Rather, more modestly, theory (at least in one of its clear senses) aims to provide an understanding of the processes which jointly produce the contingent outcomes of experience. We understand why the planets move in ellipses, why materials burn, and why salt dissolves in water (if and when it does) when we have a physical theory that provides a causal mechanism. By providing the principles detailing the nature of molecules, the atomic structure of salt and water, the principles of their action, and so on, we can understand combustion and solubility – and other chemical processes. (1)So what are the generative mechanisms in the social world? Manicas argues that these mechanisms proceed from the actions and relations of social agents:
The foregoing has also argued that persons are the dominant causal agents in society – even while, of course, they work with materials at hand. It follows, accordingly, that in the social sciences, the generative mechanisms of social outcomes are the actions of persons and no further reduction is either plausible or demanded. (75)So his most general idea about the social world is "social mechanisms as agent-generated causal mechanisms" (2).

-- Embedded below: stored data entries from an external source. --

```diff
     auto process = [&](TrsvBlk<T, BACK>& cur, TrsvBlk<T, BACK>& nxt) -> bool {
         const long qn = take();
-        int In = 0, Kn = 0;
+        int In = 0, hn = 0, Jn = 0;
         if (qn < ntasks) {
-            decode(qn, In, Kn);
-            trsv_load_tile<T, BACK>(nxt, ltile(In, Kn), lo, ob);
-        }
-        if (wave == 0) trsv_fetch<T, 1>([&](int r) { return Xpoll + (long)r * g.ldx + (long)blk(K) * TB; }, nrhs, xs, lane, g.abort_flag);
-        if (wave == 1) {
-            if (K > 0) trsv_fetch<T, 1>([&](int r) { return sslot(I, K - 1) + (long)r * TB; }, nrhs, ss, lane, g.abort_flag);
-            else trsv_fetch<T, 0>([&](int r) { return g.B + (long)r * g.ldx + (long)blk(I) * TB; }, nrhs, ss, lane, g.abort_flag);
-        }
+            decode(qn, In, hn, Jn);
+            load_task(nxt, In, hn, Jn);
+        }
+        task_inputs(I, hh, Jc);
         trsv_settle(cur);
         trsv_settle(nxt);
         __syncthreads();
-        tile_out(cur, I, K);
-        I = In; K = Kn;
+        task_out(cur, I, hh, Jc);
+        I = In; hh = hn; Jc = Jn;
         return qn < ntasks;
     };
     for (;;) {
@@ -425,6 +513,6 @@
     }
 }
 
-constexpr size_t trsv_lds_bytes(size_t es) { return (size_t)(3 * TRSV_MAXR * TB) * es; }
-
-}
+constexpr size_t trsv_lds_bytes(size_t es) { return (size_t)(4 * TRSV_MAXR) * (TB * es + TB / 8 * 16); }
+
+}
diff --git a/bayesianinference_amd/csrc/gphip.hip b/bayesianinference_amd/csrc/gphip.hip
--- a/bayesianinference_amd/csrc/gphip.hip
+++ b/bayesianinference_amd/csrc/gphip.hip
@@ -175,7 +175,7 @@
     Buf dTrsvX;
     Buf dRows;
     Buf dTrsvP;
-    unsigned long trsvp_gen = ~0ul;
+    unsigned long trsvp_gen[2] = {~0ul, ~0ul};
     int trsv = 1;
     int ncu = 0;
     Buf dKinv;
@@ -1742,12 +1742,12 @@
 #undef GRAD_LAUNCH
 
 size_t trsv_pass_elems(const gphip_ctx* h, int nrhs) {
-    return (size_t)nrhs * ((size_t)2 * h->Npad + (size_t)TB * (size_t)(h->Nt * (h->Nt - 1) / 2 + 1)) + 64 / h->es;
+    return (size_t)nrhs * ((size_t)3 * h->Npad + (size_t)TB * (size_t)(trsv_sum_slots((int)h->Nt) + 1)) + 64 / h->es;
 }
 bool trsv_ok(gphip_ctx* h, int nrhs) {
-    if (!h->trsv || nrhs < 1 || nrhs > TRSV_MAXR || h->Nt > 512 || h->dist_world > 0 || h->ws_override) return false;
+    if (!h->trsv || nrhs < 1 || nrhs > TRSV_MAXR || h->Nt > 512 || h->dist_world > 0 || h->ws_override || h->ncu <= 8 * TRSV_CHAIN) return false;
     const size_t bytes = ((size_t)TRSV_MAXR * h->Npad + 2 * trsv_pass_elems(h, TRSV_MAXR)) * h->es;
-    if (h->dTrsvX.grow(bytes) != hipSuccess || h->dTrsvP.grow((size_t)4 * h->Nt * TS * h->es) != hipSuccess) {
+    if (h->dTrsvX.grow(bytes) != hipSuccess || h->dTrsvP.grow((size_t)6 * h->Nt * TS * h->es) != hipSuccess) {
         (void)hipGetLastError();
         return false;
     }
@@ -1765,22 +1765,22 @@
 template <typename T>
 int queue_trsv(gphip_ctx* h, const T* B, int pass, int nrhs, bool back, T** Xout) {
     const int nt = (int)h->Nt;
-    if (h->trsvp_gen != h->ws_gen) {
-        for (int dir = 0; dir < 2; ++dir)
-            hipLaunchKernelGGL(trsv_prep_kernel<T>, dim3((unsigned)nt, 2), dim3(256), 0, h->stream, (const T*)h->dA.p, (int)h->R, (const T*)h->dW.p,
-                               (T*)h->dTrsvP.p + (size_t)dir * 2 * nt * TS, nt, dir);
-        h->trsvp_gen = h->ws_gen;
+    const int dir = back ? 1 : 0;
+    if (h->trsvp_gen[dir] != h->ws_gen) {
+        T* P = (T*)h->dTrsvP.p + (size_t)dir * 3 * nt * TS;
+        hipLaunchKernelGGL(trsv_prep_kernel<T>, dim3((unsigned)nt, 3), dim3(256), 0, h->stream, (const T*)h->dA.p, (int)h->R, (const T*)h->dW.p, P, nt, dir);
+        if (nt >= 2) hipLaunchKernelGGL(trsv_prep_pair_kernel<T>, dim3((unsigned)(nt / 2), 3), dim3(256), 0, h->stream, (const T*)h->dW.p, P, nt, dir);
+        h->trsvp_gen[dir] = h->ws_gen;
     }
     T* base = trsv_pass<T>(h, nrhs, pass);
     TrsvArgs<T> g{};
     g.A = (const T*)h->dA.p; g.R128 = (int)h->R; g.W = (const T*)h->dW.p; g.B = B; g.ldx = (long)h->Npad;
-    g.P = (const T*)h->dTrsvP.p + (size_t)(back ? 1 : 0) * 2 * nt * TS;
-    g.X = base; g.Xc = base + (size_t)nrhs * h->Npad; g.S = base + (size_t)2 * nrhs * h->Npad;
-    g.ticket = reinterpret_cast<unsigned int*>(g.S + (size_t)nrhs * TB * (size_t)(nt * (nt - 1) / 2 + 1));
-    g.nt = nt; g.nrhs = nrhs; g.back = back ? 1 : 0; g.dbg = 0;
+    g.P = (const T*)h->dTrsvP.p + (size_t)dir * 3 * nt * TS;
+    g.X = base; g.Xc = base + (size_t)nrhs * h->Npad; g.S = base + (size_t)3 * nrhs * h->Npad;
+    g.ticket = reinterpret_cast<unsigned int*>(g.S + (size_t)nrhs * TB * (size_t)(trsv_sum_slots(nt) + 1));
+    g.nt = nt; g.nrhs = nrhs; g.back = back ? 1 : 0; g.nch = trsv_chain_quads(nt); g.dbg = 0;
     g.abort_flag = reinterpret_cast<int*>(h->dTicket.as<unsigned long long>() + 1);
-    const long ntasks = nt >= 5 ? (long)(nt - 4) * (nt - 3) / 2 : 0;
-    const long grid = std::min<long>((long)h->ncu, 3 * TRSV_CHAIN + ntasks);
+    const long grid = std::min<long>((long)h->ncu, 8 * g.nch + trsv_tile_tasks(nt));
     ProfScope ps(h, 2, 0.0, (double)h->slot_elems * sizeof(T));
     abort_hook(h, 3);
     if (!h->abort_unread) h->abort_unread = "single-vector substitution timed out (set option trsv=0 and report)";
```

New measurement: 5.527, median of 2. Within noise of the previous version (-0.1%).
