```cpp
static int validate(const mcgen_conv_t* p) {
    MCGEN_CHECK(p && p->nseg >= 1 && p->nseg <= 2, "conv_fused: nseg must be 1 or 2");
    MCGEN_CHECK(p->N > 0 && ilog2_exact(p->H) >= 0 && ilog2_exact(p->W) >= 0, "conv_fused: H and W must be powers of two (got %dx%d)", p->H, p->W);
    MCGEN_CHECK(p->W <= 64 && p->H * p->W >= 1, "conv_fused: W up to 64 supported");
    MCGEN_CHECK(p->Cout > 0 && p->Cout_w == round_up(p->Cout, 16), "conv_fused: Cout_w must be Cout rounded up to 16");
    MCGEN_CHECK(p->Cy % 8 == 0 && p->Cy > 0, "conv_fused: Cy must be a positive multiple of 8");
    MCGEN_CHECK(p->w && p->y, "conv_fused: null weight image or output");
    for (int s = 0; s < p->nseg; ++s) {
        const mcgen_seg_t& g = p->seg[s];
        MCGEN_CHECK(g.x && g.C > 0 && g.C % 8 == 0, "conv_fused: segment %d: C must be a positive multiple of 8", s);
        MCGEN_CHECK(g.ksize == 1 || g.ksize == 3, "conv_fused: segment %d: ksize must be 1 or 3", s);
        MCGEN_CHECK(!g.ups || (p->H >= 2 && p->W >= 2), "conv_fused: upsampled segment needs H, W >= 2");
        MCGEN_CHECK(g.group_n >= 0 && (g.group_n == 0 || p->N % g.group_n == 0), "conv_fused: segment %d: group_n must divide N", s);
    }
    if (p->pool) MCGEN_CHECK(p->H >= 2 && p->W >= 2, "conv_fused: pooling needs H, W >= 2");
    MCGEN_CHECK(p->stats_mode >= 0 && p->stats_mode <= 2, "conv_fused: bad stats_mode");
    MCGEN_CHECK(p->stats_mode != 2 || (p->gate_x && p->gmean && p->grstd), "conv_fused: stats_mode 2 needs gate_x, gmean, grstd");
    MCGEN_CHECK(p->stats_mode == 0 || p->stats, "conv_fused: stats_mode set without a stats buffer");
    MCGEN_CHECK(p->w_layout >= 0 && p->w_layout <= 2, "conv_fused: unknown weight layout %d", p->w_layout);
    if (p->wsel || p->order) {
        MCGEN_CHECK(p->w_layout == 0 && (p->y_group == 0 || !p->order), "conv_fused: per-mode weight sets (wsel / order) go with the chunked weight image (w_layout 0)");
        MCGEN_CHECK(!p->wsel || p->wsel_stride > 0, "conv_fused: wsel needs wsel_stride");
    }
    if (p->yperm) {
        MCGEN_CHECK(p->wsel && !p->order && !p->ycmap, "conv_fused: permuted weight rows (yperm) come with wsel, without order / ycmap");
        MCGEN_CHECK(!p->pool && !p->res && !p->gate_x && !p->ocode && !p->tanh_out, "conv_fused: a compacted output takes bias and statistics only");
        MCGEN_CHECK(p->Cy % 8 == 0 && p->Cy <= p->Cout && p->Cout % 8 == 0 && p->Cout_w == p->Cout && p->Cout_w <= 256 && p->yperm_stride >= p->Cout && p->yperm_stride % 8 == 0,
                    "conv_fused: yperm: bad pitch %d / stride %d for %d channels", p->Cy, p->yperm_stride, p->Cout);
    }
    if (p->ycmap) {
        MCGEN_CHECK(!p->pool && !p->res && !p->gate_x && !p->ocode && !p->tanh_out && !p->bias2, "conv_fused: a compacted output takes bias and statistics only");
        MCGEN_CHECK(p->Cy % 32 == 0 && p->Cy <= round_up(p->Cout, 8) + 32 && p->ycmap_stride >= 2 * round_up(p->Cout, 8) + 32,
                    "conv_fused: compacted output: bad pitch %d / map stride %d", p->Cy, p->ycmap_stride);
        MCGEN_CHECK(p->Cout_w <= 256, "conv_fused: a compacted output needs all channels in one tile");
    } else if (!p->yperm) {
        MCGEN_CHECK(p->Cy >= p->Cout, "conv_fused: Cy must be >= Cout");
    }
    return 0;
}

}

extern "C" int mcgen_conv_m_tiles(const mcgen_conv_t* p, int dtype) {
    if (!p) return 0;
    if (p->w_layout != 0) {
        int bm = 0, bn = 0;
        if (!mc_tile(p, &bm, &bn)) return 0;
        return (int)(((long)p->N * p->H * p->W + bm - 1) / bm);
    }
    if (mcgen_conv_smap_ok(p, dtype)) return p->N;
    if (const int bm = mcgen_conv_px1_bm(p, dtype)) return (int)((long)p->N * p->H * p->W / bm);
    const TilePick t = pick_tile(p, dtype);
// ... 2 lines not shown
}

extern "C" int mcgen_conv_tile(const mcgen_conv_t* p, int dtype, int* bm, int* bn) {
    if (!p || !bm || !bn) return mcgen_fail("conv_tile: null pointer");
    if (p->w_layout != 0) {
        MCGEN_CHECK(mc_tile(p, bm, bn), "conv_tile: no K-major tile for a %dx%d map", p->H, p->W);
        return 0;
    }
    const TilePick t = pick_tile(p, dtype);
    *bm = t.BM; *bn = t.BN;
    return 0;
}

extern "C" int mcgen_conv_form(const mcgen_conv_t* p, int dtype) {
    if (!p || p->w_layout != 0 || p->order) return 0;
    if (p->wsel) return mcgen_conv_head_ok(p, dtype) ? 5 : 0;
    if (mcgen_conv_skinny_ok(p, dtype)) return 1;
    if (mcgen_conv_smap_ok(p, dtype)) return 2;
    if (mcgen_conv_px1_bm(p, dtype)) return 3;
    if (mcgen_conv_c8_ok(p, dtype)) return 4;
    if (mcgen_conv_head_ok(p, dtype)) return 5;
    return 0;
}

extern "C" int mcgen_conv_fused(const mcgen_conv_t* p, int dtype, void* stream) {
    if (int rc = validate(p)) return rc;
    if (p->y_group != 0) {
        MCGEN_CHECK(mcgen_conv_head_ok(p, dtype), "conv_fused: the paired output layout (y_group) is built for the image head only "
                    "(bf16, one 3x3 segment to <= 8 channels of pitch 8 on 32x32 maps, N %% y_group == 0)");
        return mcgen_conv_head(p, reinterpret_cast<hipStream_t>(stream));
    }
    if (p->w_layout == 1) return dispatch_mc(p, dtype, reinterpret_cast<hipStream_t>(stream));
    if (p->w_layout == 2) return dispatch_gk(p, dtype, reinterpret_cast<hipStream_t>(stream));
    for (int s = 0; s < p->nseg; ++s) MCGEN_CHECK(p->seg[s].cmap == nullptr, "conv_fused: a compaction map needs a K-major launch (w_layout 1 or 2)");
    if (p->wsel && mcgen_conv_head_ok(p, dtype)) return mcgen_conv_head(p, reinterpret_cast<hipStream_t>(stream));
    if (p->wsel || p->order) {
        const TilePick tw = pick_tile(p, dtype);
        MCGEN_CHECK(dtype == MCGEN_BF16 && tw.pipe == 20, "conv_fused: per-mode weight sets need the software-pipelined bf16 form "
                    "(3x3 first segment of 64 .. 512 channels in whole chunks, 16x16 / 32x32 maps, >= 65536 pixels)");
        if (p->ycmap) MCGEN_CHECK(tw.BM <= p->H * p->W && p->Cout_w <= tw.BN, "conv_fused: compacted output: the %dx%d tile must hold all %d channels", tw.BM, tw.BN, p->Cout_w);
        if (p->yperm) MCGEN_CHECK(tw.BM <= p->H * p->W && p->Cout_w == tw.BN, "conv_fused: yperm: the %dx%d tile must hold exactly the %d channels", tw.BM, tw.BN, p->Cout_w);
        return dispatch(p, dtype, tw, reinterpret_cast<hipStream_t>(stream));
    }
    if (mcgen_conv_skinny_ok(p, dtype)) return mcgen_conv_skinny(p, reinterpret_cast<hipStream_t>(stream));
    if (mcgen_conv_smap_ok(p, dtype)) return mcgen_conv_smap(p, reinterpret_cast<hipStream_t>(stream));
    if (mcgen_conv_px1_bm(p, dtype)) return mcgen_conv_px1(p, reinterpret_cast<hipStream_t>(stream));
    if (mcgen_conv_c8_ok(p, dtype)) return mcgen_conv_c8(p, reinterpret_cast<hipStream_t>(stream));
    if (mcgen_conv_head_ok(p, dtype)) return mcgen_conv_head(p, reinterpret_cast<hipStream_t>(stream));
    const TilePick t = pick_tile(p, dtype);
    if (p->ycmap) MCGEN_CHECK(dtype == MCGEN_BF16 && t.BM <= p->H * p->W && p->Cout_w <= t.BN,
                              "conv_fused: compacted output: the %dx%d tile must lie inside one image and hold all %d channels", t.BM, t.BN, p->Cout_w);
    MCGEN_CHECK(t.BM >= 2 * p->W || p->H * p->W <= t.BM, "conv_fused: tile of %d pixels too small for W=%d", t.BM, p->W);
    for (int s = 0; s < p->nseg; ++s) {
        const int ti = t.BM > p->H * p->W ? t.BM / (p->H * p->W) : 1;
        MCGEN_CHECK(p->seg[s].group_n == 0 || p->seg[s].group_n % ti == 0,
                    "conv_fused: a tile of %d images would straddle BatchNorm groups of %d images", ti, p->seg[s].group_n);
    }
    hipStream_t st = reinterpret_cast<hipStream_t>(stream);
    if (dtype != MCGEN_F32 && dtype != MCGEN_BF16) return mcgen_fail("conv_fused: unknown dtype %d", dtype);
    return dispatch(p, dtype, t, st);
}
#endif
```

multimodal-controller-for-generative-models_amd/csrc/conv_head.hip:

```cpp
#include "conv_tile.h"

namespace {

constexpr int HD_NT = 512, HD_W = 32, HD_ROWS = 8;
constexpr int HD_PC = HD_W + 2, HD_PP = (HD_ROWS + 2) * HD_PC;
constexpr int HD_PITCH = 80;
constexpr int HD_BUF = ((HD_PP * HD_PITCH + 127) / 128) * 128;
constexpr int HD_NI = (HD_PP * 4 + HD_NT - 1) / HD_NT;

__global__ __launch_bounds__(HD_NT, 4)
void conv_head_kernel(const mcgen_conv_t p) {
    extern __shared__ __attribute__((aligned(16))) char smem[];
    const int tid = threadIdx.x, lane = tid & 63;
    const int wv = __builtin_amdgcn_readfirstlane(tid >> 6);
    const int l15 = lane & 15, lg = lane >> 4;
    const int n = blockIdx.x >> 2, h0 = (blockIdx.x & 3) * HD_ROWS;
    const mcgen_seg_t sg = p.seg[0];
    const int C = sg.C, nchunk = C >> 5;
    const float* anyf = reinterpret_cast<const float*>(p.w);
    const size_t arow = sg.group_n > 0 ? (size_t)(n / sg.group_n) * C : 0;
    const float* scp = sg.scale ? sg.scale + arow : anyf;
    const float* shp = sg.scale ? sg.shift + arow : anyf;
    const float* cdp = sg.code ? sg.code + (size_t)n * C : anyf;
    const float relu_lo = sg.relu ? 0.f : -__builtin_inff();

    const int u = tid & 3;
    int src[HD_NI], dst[HD_NI];
#pragma unroll
    for (int k = 0; k < HD_NI; ++k) {
        const int wp = (tid >> 2) + 128 * k;
        const int wr = wp / HD_PC, wc = wp - wr * HD_PC;
        const int h = h0 + wr - 1, w = wc - 1;
        dst[k] = wp < HD_PP ? wp * HD_PITCH + u * 16 : -1;
        src[k] = (wp < HD_PP && (unsigned)h < (unsigned)HD_W && (unsigned)w < (unsigned)HD_W) ? ((n * HD_W + h) * HD_W + w) * C + u * 8 : -1;
    }
    const bf16_t* xs = reinterpret_cast<const bf16_t*>(sg.x);
    u32x4 raw[HD_NI];
    float sc[8], sh[8], cd[8];
    auto load_chunk = [&](int q) {
#pragma unroll
        for (int k = 0; k < HD_NI; ++k) raw[k] = *reinterpret_cast<const u32x4*>(xs + (src[k] >= 0 ? (size_t)src[k] + q * 32 : 0));
        load8f(sg.scale ? scp + q * 32 + u * 8 : anyf, sc);
        load8f(sg.scale ? shp + q * 32 + u * 8 : anyf, sh);
        load8f(sg.code ? cdp + q * 32 + u * 8 : anyf, cd);
    };
    auto write_chunk = [&](char* buf) {
#pragma unroll
        for (int k = 0; k < HD_NI; ++k) {
            if (dst[k] < 0) continue;
            union { bf16x8 h; u32x4 w; } o;
#pragma unroll
// ... 29 lines not shown
            }
        }
        if (q + 1 < nchunk) write_chunk(smem + ((q + 1) & 1) * HD_BUF);
    }
    if (lg < 2) {
        float bs[4];
#pragma unroll
        for (int r = 0; r < 4; ++r) {
            const int co = 4 * lg + r;
            bs[r] = (p.bias && co < p.Cout) ? p.bias[co] : 0.f;
            if (p.bias2 && co < p.Cout) bs[r] += p.bias2[co];
        }
        const int ny = p.y_group > 0 ? (n / p.y_group) * 2 * p.y_group + p.y_group + n % p.y_group : n;
        bf16_t* y = reinterpret_cast<bf16_t*>(p.y) + ((size_t)(ny * HD_W + h0 + wv) * HD_W) * p.Cy + 4 * lg;
#pragma unroll
        for (int f = 0; f < 2; ++f) {
            union { bf16_t h[4]; uint2 w; } o;
#pragma unroll
            for (int r = 0; r < 4; ++r) {
                float v = fmaf(acc[f][r], p.alpha, bs[r]);
                if (p.tanh_out) v = tanhf(v);
                o.h[r] = (bf16_t)((4 * lg + r) < p.Cout ? v : 0.f);
            }
            *reinterpret_cast<uint2*>(y + (size_t)(16 * f + l15) * p.Cy) = o.w;
        }
    }
}

}

int mcgen_conv_head_ok(const mcgen_conv_t* p, int dtype) {
    if (dtype != MCGEN_BF16 || p->w_layout != 0 || p->nseg != 1) return 0;
    const mcgen_seg_t& g = p->seg[0];
    if (g.ksize != 3 || g.ups || g.cmap || g.C % 32 || g.C < 64 || g.group_n < 0 || (g.group_n > 0 && p->N % g.group_n)) return 0;
    if (p->H != HD_W || p->W != HD_W || p->Cout > 8 || p->Cout_w != 16 || p->Cy != 8) return 0;
    if (p->pool || p->res || p->ocode || p->gate_x || p->stats_mode || p->ycmap || p->order) return 0;
    if ((long)p->N * HD_W * HD_W * g.C >= (1L << 31)) return 0;
    if (p->y_group < 0 || (p->y_group > 0 && p->N % p->y_group)) return 0;
    return 1;
}

int mcgen_conv_head(const mcgen_conv_t* p, hipStream_t st) {
    static bool raised = false;
    if (!raised) {
        raised = true;
        hipError_t e = hipFuncSetAttribute(reinterpret_cast<const void*>(conv_head_kernel), hipFuncAttributeMaxDynamicSharedMemorySize, 2 * HD_BUF);
        if (e != hipSuccess) return mcgen_fail("conv_head: cannot raise LDS limit: %s", hipGetErrorString(e));
    }
    hipLaunchKernelGGL(conv_head_kernel, dim3(p->N * 4), dim3(HD_NT), 2 * HD_BUF, st, *p);
    MCGEN_LAUNCH_CHECK("conv_head");
    return 0;
}
```

multimodal-controller-for-generative-models_amd/gan_engine.py:

```python
from __future__ import annotations

from typing import Dict, List, Optional

import torch
import torch.nn as nn
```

If this is the approach we take, then our claims about what is "real" in the social realm will be more modest that some have thought. We will understand that there are real social processes, mechanisms, and powers; that they derive from the actions and agency of actors; and that these processes can be traced out through fairly direct sociological and historical research. And we will understand too that claims about the reality of "capitalism", the world financial system, or fascism are to be understood less weightily than they first appear. Capitalism exists in a time and place; but it is understood to be an ensemble of relations and actions by the people of the time. It is not a "thing" in the way that deoxyribonucleic acid is a thing.
These thoughts should perhaps lead us to consider that the topic of realism is less important in sociology, political science, and economics than it might appear to be. Social scientists have every reason to be realist about the actions, relations, and interactions of individuals. They are justified in thinking that the practices of education and socialization that bring children to adulthood are "real" and can be empirically investigated. And they are justified in observing that there are higher-order configurations of action, power, and social relationship that are "real", insofar as they are present in the activities of the individuals who constitute them and they possess some stable characteristics over time. In other words, social scientists are justified in postulating the social reality of the social processes and institutions that they postulate and investigate. But this is a very weak and qualified conception of realism, and it suggests a fairly weak social ontology.
It will be noted that this conclusion is somewhat in tension with the argument I offered in the prior post on "flat social ontology". That's the virtue and the challenge of open-source philosophy: conclusions and arguments shift over time.